Tuesday, December 4, 2012

Indian Test Cricket


India completes it 75 years of playing international Test cricket, a game that is almost a religion in this country of one billion and has simply overshadowed every other sport in passion and popularity. From humble beginnings when cricket was still considered a game of the elite, cricket is today perhaps the only sport that can nearly bring the country to a halt - more so if India is winning.




Led by the redoubtable Col. C.K. Nayudu, a bunch of novices stepped on to the hallowed turf of Lord's on June 25, 1932 to face the then mighty England on a glorious summer. But the backroom intrigues that are so much a part of Indian cricket now were very much around - if not greater - then. Well before the Indian team left for England in April 1932, there was intense jockeying for who would sponsor the team.



The frontrunner was a minor prince - the Maharajkumar of Vizianagram, better known as Vizzy to the cricketing fraternity. In end-1931, he offered to pay Rs 50,000 to the cricket board, of which Rs 40,000 would be for the England tour. He, however, had a formidable opponent in the Maharaja of Patiala, who in November 1931 announced his intention to sponsor the trials for the Indian team as well as take care of the touring party’s expense for a whole month. Patiala’s offer won the day.



India had to wait until February 1952 for their first win, a victory by an innings and eight runs against England in Madras. It was not until February 1968 that India won its first Test match and series away from home shores. India has thus far played 405 Tests but the country's dismal record away from home remains a cause for worry. Of the 198 Tests India have played abroad, it has won only 28, lost 84 and drawn 86. Overall it's been a paltry 90 wins and 131 losses.



It’s the Englishmen that they have faced the maximum number of times – 94, followed by the West Indies, who have played India in 82 Tests. Australia and Pakistan are the only other two of the 10 Test-playing nations to have faced the Indians in more than 50 Test matches. Until 1932, all countries had played their inaugural Test match against England but since then Pakistan, Sri Lanka, Zimbabwe and Bangladesh have all chosen to face India for their opening Test, indicating a definite power shift in the cricket world.



Bangladesh, who have faced India in five Tests, remain the only nation yet to play a Test match on Indian soil, something the neighbours are trying hard to correct. This has, however, met with stiff opposition from the Indian cricket board so far. The Chepauk ground in Chennai, the scene of India's first Test victory in February 1952, has been witness to 11 Test wins for the country, followed by New Delhi's Ferozeshah Kotla and Mumbai's Wankhede Stadium, where India have nine Tests each. Kolkata's Eden Gardens has played host to the maximum number of 34 Tests followed by Chennai and New Delhi with 28 apiece.

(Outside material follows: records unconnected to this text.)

template <int RES, bool SC = false>
__global__ __launch_bounds__(512, 1) void conv_wino2_kernel(const Args a, const int nunits) {
  using namespace v2;
  extern __shared__ __attribute__((aligned(16))) char lds[];
  const int tid = threadIdx.x, lane = tid & 63, half = lane >> 5, li = lane & 31;
  const int wave = __builtin_amdgcn_readfirstlane(tid >> 6);
  const int xp = wave & 1, tg = wave >> 1;
  const int H = a.H, W = a.W, ntn = a.ntile_n, nchunk = a.nchunk;
  const int tiles_x = (W + TW - 1) / TW, tiles_y = (H + TH2 - 1) / TH2;

  const bool w7 = (wave == 7);
  const int padpix = a.B * H * W;
  int upix[5];
#pragma unroll
  for (int j = 0; j < 5; ++j) upix[j] = padpix;
  uint32_t partpk = 0;
#pragma unroll
  for (int j = 0; j < 5; ++j) {
// ... 52 lines not shown
  {                                                                                                \
    const int p16_ = (int)((pp_ >> (2 * (J))) & 0x30u);                                            \
    const int vo_ = (int)__umul24((unsigned)upix[J], (unsigned)csb_) + p16_;                       \
    W2_DMA(rsa_, vo_, so_, DST);                                                                   \
  }
#define W2_ISSUE(J0, J1, STG)                                                                      \
  {                                                                                                \
    char* const sb_ = lds + (STG) * STAGE2 + wave * 1024;                                          \
    _Pragma("unroll") for (int j_ = (J0); j_ < (J1); ++j_) {                                       \
      if (j_ < 4) W2_A_SLOT(j_ < 5 ? j_ : 0, sb_ + j_ * 8192)                                      \
      else if (j_ == 4) { if (!w7) W2_A_SLOT(4, sb_ + 4 * 8192) else W2_DMA(rsw, wvo, ws_, sb_ + 4 * 8192); } \
      else if (j_ < 8) W2_DMA(rsw, wvo, ws_ + (8 * j_ + wave - 39) * 1024, sb_ + j_ * 8192);       \
      else if (!w7) W2_DMA(rsw, wvo, ws_ + (8 * 8 + wave - 39) * 1024, sb_ + 8 * 8192);            \
    }                                                                                              \
  }

  const int trow = li >> 4, tcol = li & 15;
  int poff[4];
#pragma unroll
  for (int j = 0; j < 4; ++j) poff[j] = a2_off(4 * tg + 2 * trow, 2 * tcol + j, 2 * half);
  const int rowP = xp ? ROWB : 0, rowS = xp ? 3 * ROWB : 2 * ROWB;
  const float sg = __builtin_bit_cast(float, __builtin_amdgcn_readfirstlane(__builtin_bit_cast(int, xp ? -1.f : 1.f)));
  const int fw = A2_BYTES + half * 512 + li * 16 + xp * (8 * 4 * 512);

  float in_s = 1.f, out_s = 1.f;
  int in_max_bits = 0;
  if (SC) input_scales(a.in_max, in_s, out_s, in_max_bits);
  constexpr bool FBK = SC && RES == 0;
  const bool fb = FBK && a.fb_y != nullptr;
  if (tid < 64) {
    const float sc_ = (tid < 32 * ntn) ? a.scale[tid] : 1.f, bi_ = (tid < 32 * ntn) ? a.bias[tid] : 0.f;
    reinterpret_cast<float*>(lds + TAB2_OFF)[tid] = bi_ * sc_;
    reinterpret_cast<float*>(lds + TAB2_OFF)[64 + tid] = sc_ * UNSPLIT * out_s;
  }
  if (FBK) {
    if (fb) {
      *reinterpret_cast<f32x4*>(lds + FB2_OFF + tid * 16) = f32x4{0.f, 0.f, 0.f, 0.f};
      if (tid == 0) *reinterpret_cast<int*>(lds + FB2_OFF + 512 * 16) = 0;
    }
  }
  int u = blockIdx.x;
  if (u >= nunits) return;
#if defined(WINO_PROF)
  unsigned long long pw[8] = {0, 0, 0, 0, 0, 0, 0, 0};
  const unsigned long long pw_t0 = __builtin_readcyclecounter();
#endif
  W2_SETUP_UNIT(u)
  W2_CHUNK_SCALARS()
  W2_ISSUE(0, 9, 0)
  ++uc;
  int g = 0;
  const float slope = a.act == 1 ? 0.f : a.act == 2 ? 0.2f : 1.f;

  while (true) {
    f32x16 acc[8];
#pragma unroll
    for (int p = 0; p < 8; ++p)
#pragma unroll
      for (int r = 0; r < 16; ++r) acc[p][r] = 0.f;
    const int eb = ub, ey0 = uy0, ex0 = ux0, ent = unt;
    const int un = u + gridDim.x;

    for (int c = 0; c < nchunk; ++c, ++g) {
      const int stg = g & 1;
#if defined(WINO_PROF)
      const unsigned long long q0 = __builtin_readcyclecounter();
#endif
      asm volatile("s_waitcnt vmcnt(0)" ::: "memory");
#if defined(WINO_PROF)
      const unsigned long long q1 = __builtin_readcyclecounter();
#endif
      __builtin_amdgcn_s_barrier();
#if defined(WINO_PROF)
      const unsigned long long q2 = __builtin_readcyclecounter();
      pw[0] += q1 - q0; pw[1] += q2 - q1;
#endif
      if (c + 1 == nchunk) {
        if (un < nunits) W2_SETUP_UNIT(un)
        else {
          uc = 0; unt = 0;
#pragma unroll
          for (int j = 0; j < 5; ++j) upix[j] = padpix;
        }
      }
      W2_CHUNK_SCALARS()
      const char* const sb = lds + stg * STAGE2;
      const int so = stg ^ 1;
#define W2_LOAD_ROW(D, OFF)                                                                        \
  _Pragma("unroll") for (int j = 0; j < 4; ++j) {                                                  \
    const f32x4 x0_ = *reinterpret_cast<const f32x4*>(sb + poff[j] + (OFF));                       \
    const f32x4 x1_ = *reinterpret_cast<const f32x4*>(sb + (poff[j] ^ 16) + (OFF));                \
    _Pragma("unroll") for (int k = 0; k < 4; ++k) { D[j][k] = x0_[k]; D[j][4 + k] = x1_[k]; }      \
  }
#define W2_V(NU, T, K) (((NU) == 0) ? T[0][K] - T[2][K] : ((NU) == 1) ? T[1][K] + T[2][K] : ((NU) == 2) ? T[1][K] - T[2][K] : T[1][K] - T[3][K])
#define W2_MFMA(P, WW, VX) acc[P] = __builtin_amdgcn_mfma_f32_32x32x16_f16(WW, __builtin_bit_cast(f16x8, VX), acc[P], 0, 0, 0);
#define W2_XI(I, T)                                                                                \
  _Pragma("unroll") for (int nu = 0; nu < 4; ++nu) {                                               \
    float v_[8];                                                                                   \
    _Pragma("unroll") for (int k = 0; k < 8; ++k) v_[k] = W2_V(nu, T, k);                          \
    u32x4 vh_, vl_;                                                                                \
    if (SC) split8s(v_, in_s, vh_, vl_); else split8(v_, vh_, vl_);                                \
    const f16x8 w1_ = *reinterpret_cast<const f16x8*>(sb + fw + (((I) * 4 + nu) * 4) * 512);       \
    const f16x8 w2_ = *reinterpret_cast<const f16x8*>(sb + fw + (((I) * 4 + nu) * 4 + 2) * 512);   \
    W2_MFMA((I) * 4 + nu, w1_, vh_)                                                                \
    W2_MFMA((I) * 4 + nu, w2_, vh_)                                                                \
    W2_MFMA((I) * 4 + nu, w1_, vl_)                                                                \
  }
      float t_[4][8];
      {
        float ra[4][8], rc[4][8];
        W2_LOAD_ROW(ra, rowP)
        W2_LOAD_ROW(rc, 2 * ROWB)
        W2_ISSUE(0, 3, so)
#pragma unroll
        for (int j = 0; j < 4; ++j)
#pragma unroll
          for (int k = 0; k < 8; ++k) t_[j][k] = ra[j][k] - rc[j][k];
      }
      W2_XI(0, t_)
      W2_ISSUE(3, 6, so)
      {
        float ra[4][8], rc[4][8];
        W2_LOAD_ROW(ra, ROWB)
        W2_LOAD_ROW(rc, rowS)
#pragma unroll
        for (int j = 0; j < 4; ++j)
#pragma unroll
          for (int k = 0; k < 8; ++k) t_[j][k] = fmaf(sg, rc[j][k], ra[j][k]);
      }
      W2_ISSUE(6, 9, so)
      ++uc;
      W2_XI(1, t_)
#if defined(WINO_PROF)
      pw[6] += __builtin_readcyclecounter() - q2;
#endif
#undef W2_XI
#undef W2_MFMA
#undef W2_V
#undef W2_LOAD_ROW
    }
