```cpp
hig_plan hig_gemm16_plan(const hig_gemm16_desc& g, const hig_gemm_switches& sw, int cus) {
  PLAN_REQUIRE(g.X && g.Y && g.C, "hig_gemm_bf16: null operand");
  PLAN_REQUIRE(g.I >= 0 && g.J >= 0 && g.R > 0, "hig_gemm_bf16: bad extent");
  if (g.I == 0 || g.J == 0) return served(-1, 0, 0);
  if (g.R % 32 != 0) return refused(HIG_EUNSUPPORTED, "hig_gemm_bf16: the reduce extent must be a multiple of 32 (got %d)", g.R);
  PLAN_REQUIRE(g.ldx % 8 == 0 && g.ldy % 8 == 0 && aligned(g.X, 16) && aligned(g.Y, 16),
               "hig_gemm_bf16: operands must be 16-byte aligned with leading dimensions that are multiples of 8");
  if (epi_has_bias(g.epi)) PLAN_REQUIRE(g.bias, "hig_gemm_bf16: epilogue %d needs a bias", g.epi);
  if (epi_has_res(g.epi)) PLAN_REQUIRE(g.res, "hig_gemm_bf16: epilogue %d needs `res`", g.epi);
  const int wsp = wsp16_variant(g, sw, cus);
  if (wsp >= 0) return served(HIG_GEMM_PATH_WSP16, wsp);
// ... 49 lines not shown
bool hig_gemm_ws16_lnfold_ok(int64_t rows, int d, const hig_gemm_switches& sw, int cus) {
  if (!sw.lnfold || (d == 1024 && !sw.lnfold1024) || rows <= 0 || rows > INT32_MAX || d <= 0 || d > (1 << 20)) return false;
  void* const some = reinterpret_cast<void*>((uintptr_t)4096);
  auto on_fold_kernel = [&](int J, int epi, bool producer) {
    hig_gemm16_desc g;
    memset(&g, 0, sizeof(g));
    g.X = g.Y = g.res = some; g.C = some; g.bias = static_cast<const float*>(some);
    g.ldx = g.ldy = g.ldr = d; g.ldc = J;
    g.I = (int)rows; g.J = J; g.R = d; g.epi = epi;
    if (producer) g.row_stats_out = static_cast<float*>(some);
    else g.row_stats_in = g.ln_colsum = static_cast<const float*>(some);
    const hig_plan p = hig_gemm16_plan(g, sw, cus);
    return p.rc == HIG_OK && (p.path == HIG_GEMM_PATH_WSP16 || p.path == HIG_GEMM_PATH_WS16);
  };
  return on_fold_kernel(d, HIG_EPI_BIAS_RES, true) && on_fold_kernel(3 * d, HIG_EPI_BIAS, false) && on_fold_kernel(d, HIG_EPI_BIAS, false);
}
bool hig_gemm_ws16_lnfold_ok(int64_t rows, int d) { return hig_gemm_ws16_lnfold_ok(rows, d, hig_gemm_switch_values(), hig_chip_cus()); }

static int plan_out(const hig_plan& p, int32_t* path, int32_t* launches, int32_t* variant) {
  if (path) *path = p.path;
  if (launches) *launches = p.launches;
  if (variant) *variant = p.variant;
  return p.rc;
}
extern "C" int hig_gemm_bf16_plan(const hig_gemm16_desc* g, int32_t chip_cus, int32_t* path, int32_t* launches, int32_t* variant) {
  if (!g) return HIG_EINVAL;
  return plan_out(hig_gemm16_plan(*g, hig_gemm_switch_values(), chip_cus > 0 ? chip_cus : hig_chip_cus()), path, launches, variant);
}
extern "C" int hig_gemm_plan(const hig_gemm_desc* g, int32_t has_tail_scratch, int32_t chip_cus, int32_t* path, int32_t* launches, int32_t* variant) {
  if (!g) return HIG_EINVAL;
  return plan_out(hig_gemm32_plan(*g, has_tail_scratch ? HIG_GEMM_TAIL_BYTES - HIG_GEMM_TAIL_CNT_BYTES : 0, hig_gemm_switch_values(),
                                  chip_cus > 0 ? chip_cus : hig_chip_cus()), path, launches, variant);
}
extern "C" int hig_gemm_bf16_lnfold_plan(int64_t rows, int32_t d, int32_t chip_cus) {
  return hig_gemm_ws16_lnfold_ok(rows, d, hig_gemm_switch_values(), chip_cus > 0 ? chip_cus : hig_chip_cus()) ? 1 : 0;
}
```

human-interaction-generation_amd/csrc/hig_host.h:

```cpp
#pragma once
#include <stdlib.h>
#include <string.h>

#include <type_traits>

#include "hig_common.h"

int hig_gemm_launch(const hig_gemm_desc& g, int splits, float* slabs, hipStream_t st);
void hig_gemm_path_count(int path);
void hig_attn_path_count(int path, int split);
int hig_gemm_few_rows(const hig_gemm_desc& g, float* scratch, int64_t scratch_floats, hipStream_t st);

constexpr int64_t HIG_GEMM_TAIL_CNT_BYTES = 1024;
constexpr int64_t HIG_GEMM_TAIL_BYTES = HIG_GEMM_TAIL_CNT_BYTES + 256 * 16384;
void hig_gemm_set_tail_scratch(void* ws, int64_t bytes);

int hig_chip_cus();
inline int hig_chip_xcds() { const int c = hig_chip_cus() / 32; return c < 1 ? 1 : c; }
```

During the past 75 years, India has seen 29 captains, though five were stand-in leaders for only one Test. Sourav Ganguly holds the record for having led India in the highest number of 49 Test matches, two more than Sunil Gavaskar and Mohammad Azharuddin. The captain’s club is rather exclusive when looked at from another statistic: only 13 players have led the country in more than 10 Tests. Lala Amarnath was the first to achieve the landmark and current skipper Rahul Dravid is the latest.


The youngest Indian Test captain was Mansur Ali Khan Pataudi, nicknamed Tiger, who took over from Nari Contractor in very unfortunate circumstances during the 1962 West Indies tour. Ifitkhar Ali Khan Pataudi and 'Tiger' Pataudi have the rare distinction of being the only father-son duo ever to lead India. Sachin Tendulkar leads all Test players with 137 appearances and still counting. Currently Anil Kumble (115) and Rahul Dravid (108) are the others with more than 100 Test caps. Sourav Ganguly has 93 and would be hoping to join the elite club by the end of the 2007-08 season.



Test cricket, though it still retains its charm for purists, has been relegated to a secondary status behind the limited overs version of the game. Having completed 75 years, the infrastructure needs more attention. The level of domestic cricket has also gone down. Its an irony, The Marylebone Cricket Club is marking the 75th anniversary by commissioning a Pataudi Trophy, named after the Nawab of Pataudi Senior, who played for both England and India during his 14-year career. The UK post office is bringing out a stamp in honor of 75 years of Indian test cricket.